* _Assignment_
Using the listing below, copy exactly the lines from the one containing "t.in_base = a.in" to the one containing "for (int it = 0; it < NIT_U; ++it)", both lines included, and no others.

* _Source information_
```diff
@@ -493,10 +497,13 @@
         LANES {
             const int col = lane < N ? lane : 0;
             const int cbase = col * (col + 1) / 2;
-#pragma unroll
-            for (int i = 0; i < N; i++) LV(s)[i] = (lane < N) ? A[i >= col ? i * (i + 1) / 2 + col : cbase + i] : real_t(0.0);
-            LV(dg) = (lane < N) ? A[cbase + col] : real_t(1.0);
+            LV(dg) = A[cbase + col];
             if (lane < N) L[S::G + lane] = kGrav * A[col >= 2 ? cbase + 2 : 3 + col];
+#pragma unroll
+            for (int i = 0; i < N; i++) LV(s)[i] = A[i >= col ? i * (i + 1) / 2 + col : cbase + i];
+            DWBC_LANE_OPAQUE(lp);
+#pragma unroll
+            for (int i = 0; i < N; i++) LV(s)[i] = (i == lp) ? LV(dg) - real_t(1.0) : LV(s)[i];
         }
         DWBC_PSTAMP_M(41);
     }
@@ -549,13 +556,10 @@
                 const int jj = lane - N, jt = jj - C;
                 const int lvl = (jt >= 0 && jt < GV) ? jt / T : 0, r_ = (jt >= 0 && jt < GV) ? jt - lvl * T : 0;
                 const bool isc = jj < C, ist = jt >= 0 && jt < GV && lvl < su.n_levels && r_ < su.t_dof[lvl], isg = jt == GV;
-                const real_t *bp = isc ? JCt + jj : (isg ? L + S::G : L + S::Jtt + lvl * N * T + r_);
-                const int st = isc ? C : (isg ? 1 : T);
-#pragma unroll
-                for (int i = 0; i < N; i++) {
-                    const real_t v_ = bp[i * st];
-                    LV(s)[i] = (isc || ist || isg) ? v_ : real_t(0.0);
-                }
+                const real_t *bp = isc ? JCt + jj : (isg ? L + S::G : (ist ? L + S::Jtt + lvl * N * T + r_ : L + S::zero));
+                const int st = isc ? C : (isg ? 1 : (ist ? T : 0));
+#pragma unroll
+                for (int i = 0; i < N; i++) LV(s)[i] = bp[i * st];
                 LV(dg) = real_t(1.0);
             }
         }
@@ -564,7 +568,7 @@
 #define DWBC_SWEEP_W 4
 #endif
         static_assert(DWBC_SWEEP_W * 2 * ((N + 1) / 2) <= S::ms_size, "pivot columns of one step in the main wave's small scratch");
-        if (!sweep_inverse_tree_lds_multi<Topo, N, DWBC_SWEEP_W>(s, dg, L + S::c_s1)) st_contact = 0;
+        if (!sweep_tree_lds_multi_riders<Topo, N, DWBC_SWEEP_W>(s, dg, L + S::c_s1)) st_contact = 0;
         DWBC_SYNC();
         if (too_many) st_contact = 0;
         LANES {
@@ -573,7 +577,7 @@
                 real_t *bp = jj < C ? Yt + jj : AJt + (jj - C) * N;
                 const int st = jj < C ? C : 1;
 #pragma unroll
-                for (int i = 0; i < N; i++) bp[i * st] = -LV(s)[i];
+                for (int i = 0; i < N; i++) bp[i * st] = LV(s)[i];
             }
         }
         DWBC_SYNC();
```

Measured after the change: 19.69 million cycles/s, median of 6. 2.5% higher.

* * *

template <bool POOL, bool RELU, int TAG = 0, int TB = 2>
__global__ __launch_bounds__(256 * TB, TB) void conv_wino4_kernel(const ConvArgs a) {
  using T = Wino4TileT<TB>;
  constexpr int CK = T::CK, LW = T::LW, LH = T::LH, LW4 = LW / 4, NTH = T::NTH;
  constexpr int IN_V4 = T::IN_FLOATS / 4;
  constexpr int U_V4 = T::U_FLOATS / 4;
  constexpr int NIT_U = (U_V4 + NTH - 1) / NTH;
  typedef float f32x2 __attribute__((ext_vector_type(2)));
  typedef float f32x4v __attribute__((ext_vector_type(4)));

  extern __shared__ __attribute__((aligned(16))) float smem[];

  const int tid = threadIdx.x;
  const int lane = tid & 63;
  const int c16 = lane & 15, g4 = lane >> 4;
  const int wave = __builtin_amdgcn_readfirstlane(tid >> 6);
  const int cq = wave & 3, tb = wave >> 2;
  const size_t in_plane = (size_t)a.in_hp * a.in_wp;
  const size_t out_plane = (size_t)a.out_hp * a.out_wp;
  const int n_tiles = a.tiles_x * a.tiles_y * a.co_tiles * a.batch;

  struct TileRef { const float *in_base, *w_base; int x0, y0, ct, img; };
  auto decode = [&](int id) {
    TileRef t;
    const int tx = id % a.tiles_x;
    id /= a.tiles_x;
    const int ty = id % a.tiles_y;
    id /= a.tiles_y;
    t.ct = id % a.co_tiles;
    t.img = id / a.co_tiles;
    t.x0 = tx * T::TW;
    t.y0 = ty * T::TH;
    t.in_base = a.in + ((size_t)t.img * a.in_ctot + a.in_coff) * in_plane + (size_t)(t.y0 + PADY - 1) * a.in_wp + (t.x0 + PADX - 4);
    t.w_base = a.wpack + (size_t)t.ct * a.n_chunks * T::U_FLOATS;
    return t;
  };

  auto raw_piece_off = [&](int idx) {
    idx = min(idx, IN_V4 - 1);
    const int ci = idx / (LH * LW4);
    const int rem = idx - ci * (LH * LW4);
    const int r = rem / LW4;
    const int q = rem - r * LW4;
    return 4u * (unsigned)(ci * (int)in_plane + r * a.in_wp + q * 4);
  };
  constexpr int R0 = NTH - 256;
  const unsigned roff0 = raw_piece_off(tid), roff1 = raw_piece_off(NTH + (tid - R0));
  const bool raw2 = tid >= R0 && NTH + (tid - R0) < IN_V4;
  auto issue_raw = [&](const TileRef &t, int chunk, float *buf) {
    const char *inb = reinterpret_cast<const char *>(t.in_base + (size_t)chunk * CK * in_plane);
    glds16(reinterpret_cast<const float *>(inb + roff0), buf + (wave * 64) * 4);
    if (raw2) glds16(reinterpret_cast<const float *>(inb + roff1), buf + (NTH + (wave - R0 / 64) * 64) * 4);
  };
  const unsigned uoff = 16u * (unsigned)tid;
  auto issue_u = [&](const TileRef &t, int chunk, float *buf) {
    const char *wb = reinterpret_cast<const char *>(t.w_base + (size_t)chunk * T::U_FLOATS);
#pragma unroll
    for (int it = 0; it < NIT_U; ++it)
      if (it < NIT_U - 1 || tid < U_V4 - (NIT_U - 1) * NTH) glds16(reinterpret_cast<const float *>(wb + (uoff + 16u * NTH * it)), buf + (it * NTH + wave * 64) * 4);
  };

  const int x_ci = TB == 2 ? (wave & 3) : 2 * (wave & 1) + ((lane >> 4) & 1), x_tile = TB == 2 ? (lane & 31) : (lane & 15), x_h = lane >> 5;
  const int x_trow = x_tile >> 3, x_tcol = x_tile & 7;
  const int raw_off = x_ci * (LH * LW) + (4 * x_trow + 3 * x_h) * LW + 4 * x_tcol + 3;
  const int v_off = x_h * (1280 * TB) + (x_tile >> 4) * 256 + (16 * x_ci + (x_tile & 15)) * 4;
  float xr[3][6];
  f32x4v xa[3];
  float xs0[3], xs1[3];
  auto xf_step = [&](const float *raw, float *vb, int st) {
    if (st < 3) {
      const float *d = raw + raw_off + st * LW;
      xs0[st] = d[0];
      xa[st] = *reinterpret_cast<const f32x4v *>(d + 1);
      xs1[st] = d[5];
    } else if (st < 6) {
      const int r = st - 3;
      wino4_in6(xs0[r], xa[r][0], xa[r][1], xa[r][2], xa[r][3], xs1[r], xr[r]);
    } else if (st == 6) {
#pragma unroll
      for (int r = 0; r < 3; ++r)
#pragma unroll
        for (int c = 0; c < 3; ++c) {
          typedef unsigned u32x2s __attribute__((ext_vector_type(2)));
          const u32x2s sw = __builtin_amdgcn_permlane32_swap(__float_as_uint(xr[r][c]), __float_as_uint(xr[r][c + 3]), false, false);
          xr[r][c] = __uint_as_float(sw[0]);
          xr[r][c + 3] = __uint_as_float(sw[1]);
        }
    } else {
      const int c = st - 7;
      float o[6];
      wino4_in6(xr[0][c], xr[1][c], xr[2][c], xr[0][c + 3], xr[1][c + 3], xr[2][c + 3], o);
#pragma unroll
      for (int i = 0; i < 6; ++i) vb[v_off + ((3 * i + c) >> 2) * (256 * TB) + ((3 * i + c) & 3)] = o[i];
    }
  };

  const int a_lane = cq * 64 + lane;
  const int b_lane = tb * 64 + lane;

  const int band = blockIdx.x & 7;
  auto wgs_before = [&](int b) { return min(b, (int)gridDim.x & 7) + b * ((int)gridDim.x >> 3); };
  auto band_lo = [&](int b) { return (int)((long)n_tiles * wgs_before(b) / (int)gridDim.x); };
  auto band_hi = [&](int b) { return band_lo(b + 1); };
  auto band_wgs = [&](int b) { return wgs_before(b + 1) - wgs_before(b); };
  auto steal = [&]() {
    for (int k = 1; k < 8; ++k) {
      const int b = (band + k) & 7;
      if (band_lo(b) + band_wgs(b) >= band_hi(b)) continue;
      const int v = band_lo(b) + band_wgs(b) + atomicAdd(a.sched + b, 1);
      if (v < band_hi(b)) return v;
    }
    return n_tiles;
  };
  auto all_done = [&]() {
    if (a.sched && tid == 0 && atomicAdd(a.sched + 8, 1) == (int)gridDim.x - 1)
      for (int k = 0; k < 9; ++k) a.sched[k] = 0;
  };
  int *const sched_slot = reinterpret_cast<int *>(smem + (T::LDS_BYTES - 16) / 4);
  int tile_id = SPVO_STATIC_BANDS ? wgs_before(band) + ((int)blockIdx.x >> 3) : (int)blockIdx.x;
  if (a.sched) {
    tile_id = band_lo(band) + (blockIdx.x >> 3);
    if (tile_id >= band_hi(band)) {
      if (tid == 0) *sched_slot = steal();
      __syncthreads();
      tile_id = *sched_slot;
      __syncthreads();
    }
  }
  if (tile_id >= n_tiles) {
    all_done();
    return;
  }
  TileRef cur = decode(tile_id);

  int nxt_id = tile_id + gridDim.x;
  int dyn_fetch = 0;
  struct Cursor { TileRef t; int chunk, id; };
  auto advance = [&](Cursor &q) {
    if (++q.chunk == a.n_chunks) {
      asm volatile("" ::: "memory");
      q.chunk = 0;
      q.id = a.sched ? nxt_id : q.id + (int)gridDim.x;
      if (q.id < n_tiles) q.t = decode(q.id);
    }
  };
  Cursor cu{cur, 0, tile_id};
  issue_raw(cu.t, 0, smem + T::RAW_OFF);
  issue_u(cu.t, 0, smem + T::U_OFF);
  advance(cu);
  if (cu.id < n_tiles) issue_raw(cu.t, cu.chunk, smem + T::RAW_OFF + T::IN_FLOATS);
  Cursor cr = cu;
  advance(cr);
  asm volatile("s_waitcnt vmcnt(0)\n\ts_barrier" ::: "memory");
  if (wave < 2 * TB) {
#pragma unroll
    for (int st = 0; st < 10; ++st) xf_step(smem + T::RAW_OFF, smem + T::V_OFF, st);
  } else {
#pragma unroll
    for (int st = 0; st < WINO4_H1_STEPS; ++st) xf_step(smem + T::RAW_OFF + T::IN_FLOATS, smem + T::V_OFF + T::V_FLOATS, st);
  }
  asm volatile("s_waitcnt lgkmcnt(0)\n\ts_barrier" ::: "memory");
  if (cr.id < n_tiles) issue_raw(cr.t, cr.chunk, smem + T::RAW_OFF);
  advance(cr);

==

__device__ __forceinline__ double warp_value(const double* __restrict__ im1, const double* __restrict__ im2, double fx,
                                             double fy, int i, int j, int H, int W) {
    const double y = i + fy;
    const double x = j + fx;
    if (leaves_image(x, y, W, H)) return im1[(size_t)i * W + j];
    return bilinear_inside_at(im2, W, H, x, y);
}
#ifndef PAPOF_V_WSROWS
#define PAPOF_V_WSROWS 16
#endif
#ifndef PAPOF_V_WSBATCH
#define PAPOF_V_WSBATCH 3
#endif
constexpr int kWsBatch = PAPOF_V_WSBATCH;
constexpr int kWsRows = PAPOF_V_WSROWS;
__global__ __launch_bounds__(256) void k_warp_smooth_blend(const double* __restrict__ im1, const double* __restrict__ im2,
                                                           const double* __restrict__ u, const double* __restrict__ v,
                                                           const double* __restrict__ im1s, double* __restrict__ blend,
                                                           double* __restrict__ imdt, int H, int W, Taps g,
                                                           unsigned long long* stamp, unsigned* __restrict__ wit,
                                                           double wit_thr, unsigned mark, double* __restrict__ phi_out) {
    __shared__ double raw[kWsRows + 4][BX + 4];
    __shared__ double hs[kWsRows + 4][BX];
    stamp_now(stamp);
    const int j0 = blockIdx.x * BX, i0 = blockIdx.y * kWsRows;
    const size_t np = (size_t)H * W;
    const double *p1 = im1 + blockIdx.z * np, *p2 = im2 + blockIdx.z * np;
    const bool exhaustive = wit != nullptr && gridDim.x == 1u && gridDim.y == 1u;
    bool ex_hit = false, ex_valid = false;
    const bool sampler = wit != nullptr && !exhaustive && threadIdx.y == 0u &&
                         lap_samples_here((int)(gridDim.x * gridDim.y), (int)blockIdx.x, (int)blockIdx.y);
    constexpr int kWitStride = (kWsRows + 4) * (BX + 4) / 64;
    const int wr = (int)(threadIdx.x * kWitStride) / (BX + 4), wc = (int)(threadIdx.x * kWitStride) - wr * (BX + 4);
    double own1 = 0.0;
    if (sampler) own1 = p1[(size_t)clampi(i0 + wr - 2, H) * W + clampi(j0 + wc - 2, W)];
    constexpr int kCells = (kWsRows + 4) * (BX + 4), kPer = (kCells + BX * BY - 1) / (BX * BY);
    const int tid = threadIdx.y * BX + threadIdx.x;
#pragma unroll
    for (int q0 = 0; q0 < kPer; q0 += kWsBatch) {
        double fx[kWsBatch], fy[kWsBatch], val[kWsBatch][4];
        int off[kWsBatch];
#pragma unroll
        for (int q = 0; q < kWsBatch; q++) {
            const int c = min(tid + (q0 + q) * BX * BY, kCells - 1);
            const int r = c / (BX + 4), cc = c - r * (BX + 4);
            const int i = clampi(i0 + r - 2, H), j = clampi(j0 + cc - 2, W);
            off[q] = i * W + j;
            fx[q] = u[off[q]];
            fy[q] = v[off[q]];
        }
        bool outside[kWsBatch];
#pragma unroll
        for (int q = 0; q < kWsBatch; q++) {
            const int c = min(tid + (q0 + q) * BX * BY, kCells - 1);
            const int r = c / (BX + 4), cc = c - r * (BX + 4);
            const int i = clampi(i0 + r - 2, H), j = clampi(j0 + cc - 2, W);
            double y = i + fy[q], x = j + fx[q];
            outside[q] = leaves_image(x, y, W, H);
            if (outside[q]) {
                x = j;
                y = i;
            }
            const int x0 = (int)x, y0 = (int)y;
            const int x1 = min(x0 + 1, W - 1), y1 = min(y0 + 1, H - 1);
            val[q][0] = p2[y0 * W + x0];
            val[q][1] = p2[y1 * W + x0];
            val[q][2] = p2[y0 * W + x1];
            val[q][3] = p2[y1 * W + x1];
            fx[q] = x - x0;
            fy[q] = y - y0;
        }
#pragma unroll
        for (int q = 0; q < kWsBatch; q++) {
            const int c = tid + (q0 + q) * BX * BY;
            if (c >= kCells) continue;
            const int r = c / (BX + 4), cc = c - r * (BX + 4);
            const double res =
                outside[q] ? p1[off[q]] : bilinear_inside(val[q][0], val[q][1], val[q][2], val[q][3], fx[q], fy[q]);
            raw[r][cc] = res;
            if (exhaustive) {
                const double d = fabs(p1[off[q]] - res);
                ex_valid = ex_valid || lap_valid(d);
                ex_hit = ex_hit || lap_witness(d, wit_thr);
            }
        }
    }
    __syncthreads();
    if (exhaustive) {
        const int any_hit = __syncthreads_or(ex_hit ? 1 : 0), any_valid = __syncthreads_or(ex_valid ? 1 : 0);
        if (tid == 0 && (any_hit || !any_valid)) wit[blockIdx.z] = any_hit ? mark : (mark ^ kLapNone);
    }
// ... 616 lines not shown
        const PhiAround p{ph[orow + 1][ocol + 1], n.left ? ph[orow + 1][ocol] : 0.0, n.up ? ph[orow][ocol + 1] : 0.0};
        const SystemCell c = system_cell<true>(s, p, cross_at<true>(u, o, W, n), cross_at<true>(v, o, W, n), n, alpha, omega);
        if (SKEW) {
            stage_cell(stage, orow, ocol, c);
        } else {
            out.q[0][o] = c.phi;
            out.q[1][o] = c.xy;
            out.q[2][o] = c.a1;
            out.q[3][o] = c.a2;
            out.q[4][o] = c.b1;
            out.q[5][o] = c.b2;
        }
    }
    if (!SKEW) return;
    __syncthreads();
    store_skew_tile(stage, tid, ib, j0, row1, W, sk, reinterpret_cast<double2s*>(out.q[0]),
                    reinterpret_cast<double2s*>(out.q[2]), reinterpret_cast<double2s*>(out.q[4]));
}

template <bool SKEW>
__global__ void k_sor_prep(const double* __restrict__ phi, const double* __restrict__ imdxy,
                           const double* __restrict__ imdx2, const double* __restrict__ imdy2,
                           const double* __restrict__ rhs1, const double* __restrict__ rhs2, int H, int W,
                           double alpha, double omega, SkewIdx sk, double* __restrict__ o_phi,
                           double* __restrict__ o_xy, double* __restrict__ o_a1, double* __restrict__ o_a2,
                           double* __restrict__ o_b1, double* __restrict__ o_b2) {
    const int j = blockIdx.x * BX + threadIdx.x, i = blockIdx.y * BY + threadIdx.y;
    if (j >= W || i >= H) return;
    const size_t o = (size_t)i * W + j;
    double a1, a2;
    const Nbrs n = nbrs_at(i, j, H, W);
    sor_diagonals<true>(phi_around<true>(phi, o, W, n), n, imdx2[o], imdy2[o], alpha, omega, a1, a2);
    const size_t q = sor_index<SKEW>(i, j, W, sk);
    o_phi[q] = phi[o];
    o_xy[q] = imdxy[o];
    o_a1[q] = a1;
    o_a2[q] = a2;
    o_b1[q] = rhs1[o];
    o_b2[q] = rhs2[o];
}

* _Answer_
    t.in_base = a.in + ((size_t)t.img * a.in_ctot + a.in_coff) * in_plane + (size_t)(t.y0 + PADY - 1) * a.in_wp + (t.x0 + PADX - 4);
    t.w_base = a.wpack + (size_t)t.ct * a.n_chunks * T::U_FLOATS;
    return t;
  };

  auto raw_piece_off = [&](int idx) {
    idx = min(idx, IN_V4 - 1);
    const int ci = idx / (LH * LW4);
    const int rem = idx - ci * (LH * LW4);
    const int r = rem / LW4;
    const int q = rem - r * LW4;
    return 4u * (unsigned)(ci * (int)in_plane + r * a.in_wp + q * 4);
  };
  constexpr int R0 = NTH - 256;
  const unsigned roff0 = raw_piece_off(tid), roff1 = raw_piece_off(NTH + (tid - R0));
  const bool raw2 = tid >= R0 && NTH + (tid - R0) < IN_V4;
  auto issue_raw = [&](const TileRef &t, int chunk, float *buf) {
    const char *inb = reinterpret_cast<const char *>(t.in_base + (size_t)chunk * CK * in_plane);
    glds16(reinterpret_cast<const float *>(inb + roff0), buf + (wave * 64) * 4);
    if (raw2) glds16(reinterpret_cast<const float *>(inb + roff1), buf + (NTH + (wave - R0 / 64) * 64) * 4);
  };
  const unsigned uoff = 16u * (unsigned)tid;
  auto issue_u = [&](const TileRef &t, int chunk, float *buf) {
    const char *wb = reinterpret_cast<const char *>(t.w_base + (size_t)chunk * T::U_FLOATS);
#pragma unroll
    for (int it = 0; it < NIT_U; ++it)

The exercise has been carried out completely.